» **Aim of the task**
Would you please copy each line of the data in which the string "long" occurs?

[Collected data]
● ● ● ●

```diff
@@ -267,7 +276,7 @@
     constexpr bool REGULAR = DVX > 0;
     constexpr bool LREG = NQ > 0;
     constexpr int NQA = LREG ? NQ : 1;
-    static_assert(NT == 0 || (DVX > 0 && CN_TYPE == FGNN_CN_BOXPLUS_PHI && !LREG && !TRACE && !GMEM), "compile-time trips: the regular phi kernel");
+    static_assert(NT == 0 || (DVX > 0 && CN_TYPE == FGNN_CN_BOXPLUS_PHI && (!LREG || (NT == NQ && NQ == 5)) && !TRACE && !GMEM), "compile-time trips: the regular phi kernel");
     constexpr int CT = LREG ? NQ : NT;
     const int tpc = NT > 0 ? 256 : a.tpc;
     const bool opt_shortcut = OPT && a.shortcut != 0;
@@ -364,7 +373,7 @@
         for (int c = lane_c; c < g.m && i < 32; c += tpc, ++i) synd_bits |= ((c < g.m_x ? sx[c] : sz[c - g.m_x]) & 1u) << i;
     }
     const bool synd_in_reg = (g.m + tpc - 1) / tpc <= 32;
-    unsigned row_off = 16u * (unsigned)lane_c;
+    unsigned row_off = 32u * (unsigned)lane_c;
     auto trace_step = [&](const int k) __attribute__((always_inline)) {
         float* tlx = msg + a.trace_off;
         float* tlz = tlx + n;
@@ -612,21 +621,21 @@
         if constexpr (REGULAR && CT > 0 && CN_TYPE == FGNN_CN_BOXPLUS_PHI) {
             auto cn_trips = [&](auto f1) __attribute__((always_inline)) {
                 constexpr bool F1 = decltype(f1)::value;
-                const char* rows = reinterpret_cast<const char*>(g.cslot16);
+                const char* rows = reinterpret_cast<const char*>(g.cslot32);
 #pragma unroll
                 for (int i = 0; i < CT; ++i) {
                     const bool in = (!LREG && i + 1 < CT) || lane_c + i * tpc < g.m;
                     if (in) {
-                        const char* base = rows + (size_t)i * (size_t)(16u * (unsigned)tpc);
+                        const char* base = rows + (size_t)i * (size_t)(32u * (unsigned)tpc);
                         asm volatile("" : "+v"(row_off));
                         if constexpr (NT > 0) asm volatile("" : "+s"(base));
-                        typedef unsigned Row __attribute__((ext_vector_type(4)));
-                        const Row pk = *(const __attribute__((address_space(1))) Row*)(base + row_off);
-                        const unsigned w[4] = {pk.x, pk.y, pk.z, pk.w};
-                        int sl[DC];
-#pragma unroll
-                        for (int j = 0; j < DC; ++j) sl[j] = (int)((w[j >> 1] >> ((j & 1) * 16)) & 0xffffu);
-                        const bool fast = cn_phi_regular<DC, HWT, F1>(lds, sl, synd_bits << (31 - i), F1 ? 1.0f : a.factor, phi0, opt_shortcut);
+                        typedef unsigned Row4 __attribute__((ext_vector_type(4)));
+                        typedef unsigned Row2 __attribute__((ext_vector_type(2)));
+                        const Row4 pa = *(const __attribute__((address_space(1))) Row4*)(base + row_off);
+                        const Row2 pb = *(const __attribute__((address_space(1))) Row2*)(base + row_off + 16);
+                        static_assert(DC == 6, "a row of g.cslot32 holds six slots");
+                        const int sl[DC] = {(int)pa.x, (int)pa.y, (int)pa.z, (int)pa.w, (int)pb.x, (int)pb.y};
+                        const bool fast = cn_phi_regular<DC, HWT, F1, true>(lds, sl, synd_bits << (31 - i), F1 ? 1.0f : a.factor, phi0, opt_shortcut);
                         cn_slow = !fast || cn_slow;
                     }
                 }
@@ -779,10 +788,39 @@
     {{bp4_lse_kernel<4, false, 0>, bp4_lse_kernel<4, false, 1>}, {bp4_lse_kernel<4, true, 0>, bp4_lse_kernel<4, true, 1>}},
     {{bp4_lse_kernel<5, false, 0>, bp4_lse_kernel<5, false, 1>}, {bp4_lse_kernel<5, true, 0>, bp4_lse_kernel<5, true, 1>}}};
 
+constexpr Bp4Kernel bp4_lreg5_nt_kernels[2][2] = {
+    {bp4_lse_kernel<5, false, 0, 5>, bp4_lse_kernel<5, false, 1, 5>}, {bp4_lse_kernel<5, true, 0, 5>, bp4_lse_kernel<5, true, 1, 5>}};
+
 constexpr Bp4Kernel bp4_nt_kernels[2][2][2] = {
     {{bp4_lse_kernel<0, false, 0, 4>, bp4_lse_kernel<0, false, 1, 4>}, {bp4_lse_kernel<0, true, 0, 4>, bp4_lse_kernel<0, true, 1, 4>}},
     {{bp4_lse_kernel<0, false, 0, 5>, bp4_lse_kernel<0, false, 1, 5>}, {bp4_lse_kernel<0, true, 0, 5>, bp4_lse_kernel<0, true, 1, 5>}}};
 
+int bp4_check_lds_base()
+{
+    static const int rc = [] {
+        auto check = [](Bp4Kernel k) {
+            hipFuncAttributes fa;
+            if (hipFuncGetAttributes(&fa, reinterpret_cast<const void*>(k)) != hipSuccess) return 1;
+            return fa.sharedSizeBytes == FGNN_LDS_STATIC_BYTES ? 0 : 2;
+        };
+        for (const auto& by_opt : bp4_nt_kernels)
+            for (const auto& by_lse : by_opt)
+                for (Bp4Kernel k : by_lse)
+                    if (const int e = check(k)) return e;
+        for (const auto& by_lse : bp4_lreg5_nt_kernels)
+            for (Bp4Kernel k : by_lse)
+                if (const int e = check(k)) return e;
+        for (int q = 1; q < 3; ++q)
+            for (const auto& by_lse : bp4_lse_kernels[q])
+                for (Bp4Kernel k : by_lse)
+                    if (const int e = check(k)) return e;
+        return 0;
+    }();
+    if (rc == 1) return fgnn_fail(FGNN_ERR_HIP, "hipFuncGetAttributes failed for a BP4 kernel");
+    if (rc == 2) return fgnn_fail(FGNN_ERR_STATE, "a fixed-trip BP4 kernel's static LDS is not the log table alone: g.cslot32 would address the wrong slots");
+    return FGNN_OK;
+}
+
 template <int CN_TYPE, int DVX, int DVZ, int DC>
 int launch_bp4_k(const fgnn_graph* g, const BpArgs& a, const LaunchGeom& L, size_t lds_bytes, hipStream_t st)
 {
@@ -793,8 +831,11 @@
     if constexpr (CN_TYPE == FGNN_CN_BOXPLUS_PHI) {
         if (a.hwt) kern = bp4_kernel<CN_TYPE, DVX, DVZ, DC, false, true>;
         if constexpr (DVX == 3 && DVZ == 3 && DC == 6) {
+            if (!a.trace_x && !a.hwt && (a.lreg || a.nt))
+                if (const int rc = bp4_check_lds_base()) return rc;
             if (!a.trace_x && !a.hwt) kern = bp4_lse_kernels[a.lreg ? a.lreg - 3 : 0][a.shortcut][a.shared_lse];
-            if (!a.trace_x && !a.hwt && a.nt) kern = bp4_nt_kernels[a.nt - 4][a.shortcut][a.shared_lse];
+            if (!a.trace_x && !a.hwt && a.nt)
+                kern = a.lreg ? bp4_lreg5_nt_kernels[a.shortcut][a.shared_lse] : bp4_nt_kernels[a.nt - 4][a.shortcut][a.shared_lse];
         }
     }
     return fgnn_launch(kern, dim3(L.blocks), dim3(L.threads), lds_bytes, st, g->d, a);
@@ -831,10 +872,11 @@
     a.lch_off = d.E > 2 * n ? d.E : 2 * n;
     const int per_thread = (n + L.tpc - 1) / L.tpc, per_thread_c = (d.m + L.tpc - 1) / L.tpc;
     const int trips = per_thread > per_thread_c ? per_thread : per_thread_c;
-    const bool r336 = d.cslot16 && !g->force_generic && d.dvx == 3 && d.dvz == 3 && d.dc == 6;
+    const bool r336 = d.cslot16 && d.cslot32 && !g->force_generic && d.dvx == 3 && d.dvz == 3 && d.dc == 6;
     const bool fixed_trips = !trace && !a.hwt && !gmem && phi && L.cpb == 1 && r336;
     a.lreg = (a.llr_ch && fixed_trips && trips <= 5) ? (trips <= 4 ? 4 : 5) : 0;
     a.nt = (!a.llr_ch && fixed_trips && L.tpc == 256 && per_thread == per_thread_c && (trips == 4 || trips == 5)) ? trips : 0;
+    if (a.lreg == 5 && L.tpc == 256) a.nt = 5;
     int per = a.lch_off + ((a.llr_ch && !a.lreg) ? 3 * n : 0);
     a.trace_off = 0;
     if (trace) {
diff --git a/feedback_gnn_amd/csrc/fgnn_graph.hip b/feedback_gnn_amd/csrc/fgnn_graph.hip
--- a/feedback_gnn_amd/csrc/fgnn_graph.hip
+++ b/feedback_gnn_amd/csrc/fgnn_graph.hip
@@ -168,6 +168,15 @@
         if ((rc = upload(g, pk, &d.cslot16))) {
             fgnn_graph_destroy(g);
             return rc;
+        }
+        if (d.dvx == 3 && d.dvz == 3 && d.dc == 6) {
+            std::vector<uint32_t> pw((size_t)d.m * 8, 0);
+            for (int c = 0; c < d.m; ++c)
+                for (int j = 0; j < d.dc; ++j) pw[(size_t)c * 8 + j] = (uint32_t)FGNN_LDS_STATIC_BYTES + pk[(size_t)c * 8 + j];
+            if ((rc = upload(g, pw, &d.cslot32))) {
+                fgnn_graph_destroy(g);
+                return rc;
+            }
         }
     }
     if ((rc = upload(g, vptr_x, &d.vptr_x)) || (rc = upload(g, vptr_z, &d.vptr_z)) || (rc = upload(g, vchk, &d.vchk)) ||
diff --git a/feedback_gnn_amd/csrc/fgnn_internal.h b/feedback_gnn_amd/csrc/fgnn_internal.h
--- a/feedback_gnn_amd/csrc/fgnn_internal.h
+++ b/feedback_gnn_amd/csrc/fgnn_internal.h
@@ -15,6 +15,7 @@
     const int* cslot;
     const int* cvn;
     const uint16_t* cslot16;
+    const uint32_t* cslot32;
     int rows[6];
     const int* rptr[6];
     const int* rcol[6];
@@ -169,7 +170,8 @@
     }
 };
 
-constexpr size_t FGNN_LDS_BUDGET = 160 * 1024 - 256;
+constexpr size_t FGNN_LDS_STATIC_BYTES = 256;
+constexpr size_t FGNN_LDS_BUDGET = 160 * 1024 - FGNN_LDS_STATIC_BYTES;
 
 template <typename... Params, typename... Args>
 int fgnn_launch(void (*kern)(Params...), dim3 grid, dim3 block, size_t lds, hipStream_t st, Args... args)
```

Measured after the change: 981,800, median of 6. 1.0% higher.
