### gfdl_atmos_cubed_sphere_amd/csrc/tp2d_march.h

```cpp
#pragma once

#include <type_traits>

#include <cstdlib>

#include "ppm_march.h"

namespace fv3 {

constexpr int kStripCells = kW - 6;

struct StripGeom {
  int ilo;
  int lA0, lA1;
  int lF0, lF1;
  int lC0, lC1;
  vl A, F, C;
};

FV3_D StripGeom make_strip(const Grid &g, int strip) {
  StripGeom s;
  const int ic0 = g.is + strip * kStripCells;
  s.ilo = ic0 - 3;
  auto clampi = [](int v, int lo, int hi) { return v < lo ? lo : (v > hi ? hi : v); };
  s.lA0 = clampi(g.isd - s.ilo, 0, kW - 1);
  s.lA1 = clampi(g.ied - s.ilo, 0, kW - 1);
  s.lF0 = clampi(g.is - s.ilo, 0, kW - 1);
  s.lF1 = clampi(g.ie + 1 - s.ilo, 0, kW - 1);
  s.lC0 = 3;
  s.lC1 = clampi(g.ie - s.ilo, 0, kW - 4);
  s.A = make_lanes(s.lA0, s.lA1);
  s.F = make_lanes(s.lF0, s.lF1);
  s.C = make_lanes(s.lC0, s.lC1);
  return s;
}
inline int num_strips(const Grid &g) { return (g.nx + kStripCells - 1) / kStripCells; }

struct MarchDims {
  int nstrips, nsegs, tj;
  const int *klist;
  int nk;
  int k_fast;
  int s0, ns, g0, ng;
  int frame;
  int alt_nk, alt_ng, alt_tj;
  FV3_HD void set_box(int s0_, int ns_, int g0_, int ng_) { s0 = s0_; ns = ns_; g0 = g0_; ng = ng_; frame = 0; }
  FV3_HD void set_frame() { s0 = 0; ns = nstrips; g0 = 0; ng = nsegs; frame = 1; }
  FV3_HD int ncells() const { return frame ? nstrips * nsegs - (nstrips - 2) * (nsegs - 2) : ns * ng; }
  FV3_HD int alt_before(int kk) const { return (int)(((long)kk * alt_nk) / nk); }
  FV3_HD int waves_before(int kk) const { return nstrips * (kk * nsegs - alt_before(kk) * (nsegs - alt_ng)); }
  FV3_HD int nwaves(int npz) {
    nk = npz;
    if (alt_nk > npz) alt_nk = npz;
    if (frame || ns != nstrips || ng != nsegs || k_fast) alt_nk = 0;
    if (alt_nk > 0) return waves_before(npz);
    return ncells() * npz;
  }
  FV3_HD void decode_tj(int gid, int &strip, int &seg, int &kk, int &tjw) const {
    tjw = tj;
    if (alt_nk > 0) {
      int lo = 0, hi = nk;
      while (hi - lo > 1) {
        const int mid = (lo + hi) >> 1;
        if (waves_before(mid) <= gid) lo = mid; else hi = mid;
      }
      kk = lo;
      const int r = gid - waves_before(kk);
      const bool alt = alt_before(kk + 1) > alt_before(kk);
      if (alt) tjw = alt_tj;
      strip = r % nstrips;
      seg = r / nstrips;
      return;
    }
    decode(gid, strip, seg, kk);
  }
  FV3_HD void frame_cell(int t, int &strip, int &seg) const {
    if (t < nstrips) { strip = t; seg = 0; return; }
    t -= nstrips;
    if (t < nstrips) { strip = t; seg = nsegs - 1; return; }
    t -= nstrips;
    if (t < nsegs - 2) { strip = 0; seg = 1 + t; return; }
    t -= nsegs - 2;
    strip = nstrips - 1;
    seg = 1 + t;
  }
  FV3_HD void decode(int gid, int &strip, int &seg, int &kk) const {
    if (frame) {
      const int nc = ncells();
      kk = gid / nc;
// ... 6 lines not shown
    } else {
      strip = s0 + gid % ns;
      seg = g0 + (gid / ns) % ng;
      kk = gid / (ns * ng);
    }
  }
};
inline MarchDims make_march_dims(const Grid &g, int tj) {
  MarchDims d;
  d.tj = tj;
  d.klist = nullptr;
  d.nk = 0;
  d.k_fast = 0;
  d.nstrips = num_strips(g);
  d.nsegs = (g.ny + tj - 1) / tj;
  d.alt_nk = d.alt_ng = d.alt_tj = 0;
  d.set_box(0, d.nstrips, 0, d.nsegs);
  return d;
}

inline void balance_segments(MarchDims &d, int nlev, int rows, int round_waves, int tj_conf) {
  d.alt_nk = 0;
  const int S = (rows + tj_conf - 1) / tj_conf;
  d.tj = (rows + S - 1) / S;
  d.nsegs = (rows + d.tj - 1) / d.tj;
  d.set_box(0, d.nstrips, 0, d.nsegs);
  if (nlev <= 0 || round_waves <= 0 || d.nsegs < 2) return;
  const long total = (long)nlev * d.nstrips * d.nsegs;
  const long whole = total / round_waves, excess = total - whole * round_waves;
  if (whole < 1 || excess == 0 || excess * 4 > round_waves) return;
  const int tjA = (rows + d.nsegs - 2) / (d.nsegs - 1);
  if ((rows + tjA - 1) / tjA != d.nsegs - 1) return;
  const long margin = round_waves / 64;
  const int L = (int)((excess + margin + d.nstrips - 1) / d.nstrips);
  if (2 * L > nlev) return;
  d.alt_nk = L;
  d.alt_ng = d.nsegs - 1;
  d.alt_tj = tjA;
}

struct MarchIn {
  vd qn, ar, cx, xf;
  vd cy, yf;
};

template <int HORD, bool UNI_AREA = false>
struct Tp2dState {
  static constexpr int ORD_IN = (HORD == 10) ? 8 : HORD;
  static constexpr int ORD_OU = HORD;
  PpmY<ORD_IN> ya;
  PpmY<ORD_OU> yb;
  vd fx2_0, fx2_1, fx2_2, fx2_3;
  vd fy2y_prev, yf_prev, fyv_prev;
// ... 130 lines not shown
```

### include/fv3_mi355x.h

```cpp
#ifndef FV3_MI355X_H
#define FV3_MI355X_H

#include <stddef.h>

#ifdef __cplusplus
extern "C" {
#endif

typedef struct fv3_ctx fv3_ctx;

typedef struct fv3_domain {
  int is, ie, js, je;
  int ng;
  int npx, npy, npz;
  int grid_type;
  int do_diss_est, prevent_diss_cooling, stretched_grid;
  double lim_fac;
} fv3_domain;

typedef struct fv3_grid_host {
  double da_min, da_min_c;
  const double *area, *rarea, *dxa, *dya, *rdxa, *rdya, *cosa_s, *rsin2, *f0;
  const double *dx, *rdx, *dyc, *rdyc, *cosa_v, *sina_v, *rsin_v, *divg_u, *del6_u;
  const double *dy, *rdy, *dxc, *rdxc, *cosa_u, *sina_u, *rsin_u, *divg_v, *del6_v;
// ... 9 lines not shown
  const double *ec1, *ec2, *en1, *en2;
} fv3_grid_cubed;

const char *fv3_last_error(void);
int fv3_create(const fv3_domain *dom, fv3_ctx **out);
int fv3_destroy(fv3_ctx *ctx);
int fv3_set_stream(fv3_ctx *ctx, void *stream);
int fv3_grid_upload(fv3_ctx *ctx, const fv3_grid_host *g);
typedef struct fv3_group fv3_group;
int fv3_group_create(fv3_ctx *const *members, int n, fv3_group **out);
int fv3_group_flush(fv3_group *grp);
int fv3_group_stats(fv3_group *grp, long *merged, long *single);
int fv3_group_destroy(fv3_group *grp);
int fv3_grid_upload_cubed(fv3_ctx *ctx, const fv3_grid_cubed *g);
int fv3_grid_geom(const fv3_ctx *ctx);

int fv3_malloc(void **dptr, size_t bytes);
int fv3_free(void *dptr);
int fv3_memcpy_h2d(fv3_ctx *ctx, void *dst, const void *src, size_t bytes);
int fv3_memcpy_d2h(fv3_ctx *ctx, void *dst, const void *src, size_t bytes);
int fv3_memset(fv3_ctx *ctx, void *dst, int value, size_t bytes);
int fv3_memcpy_d2d(fv3_ctx *ctx, void *dst, const void *src, size_t bytes);
int fv3_sync(fv3_ctx *ctx);

int fv3_registry_mode(fv3_ctx *ctx, int lazy);
int fv3_registry_put(fv3_ctx *ctx, void *dev, const void *host, size_t bytes);
int fv3_registry_get(fv3_ctx *ctx, void *host, const void *dev, size_t bytes);
int fv3_registry_host_touched(fv3_ctx *ctx, const void *host);
int fv3_registry_fetch(fv3_ctx *ctx, void *host);
int fv3_registry_forget(fv3_ctx *ctx, void *host, int discard);
// ... 324 lines not shown
```

Measured before the change: 10.76 billion cell-updates/s.

## Replace segment balancing with host-planned per-wave piece tables for march kernels

```diff
diff --git a/gfdl_atmos_cubed_sphere_amd/csrc/csw_march.h b/gfdl_atmos_cubed_sphere_amd/csrc/csw_march.h
--- a/gfdl_atmos_cubed_sphere_amd/csrc/csw_march.h
+++ b/gfdl_atmos_cubed_sphere_amd/csrc/csw_march.h
@@ -16,7 +16,7 @@
   d.k_fast = 0;
   d.nstrips = (g.nx + 4 + kCswCols - 1) / kCswCols;
   d.nsegs = (g.ny + 4 + tj - 1) / tj;
-  d.alt_nk = d.alt_ng = d.alt_tj = 0;
+  d.pieces = nullptr;
   d.set_box(0, d.nstrips, 0, d.nsegs);
   return d;
 }
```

● ● ● ●

» **Exercise result**
  FV3_HD int alt_before(int kk) const { return (int)(((long)kk * alt_nk) / nk); }
  const long total = (long)nlev * d.nstrips * d.nsegs;
  const long whole = total / round_waves, excess = total - whole * round_waves;
  const long margin = round_waves / 64;
int fv3_group_stats(fv3_group *grp, long *merged, long *single);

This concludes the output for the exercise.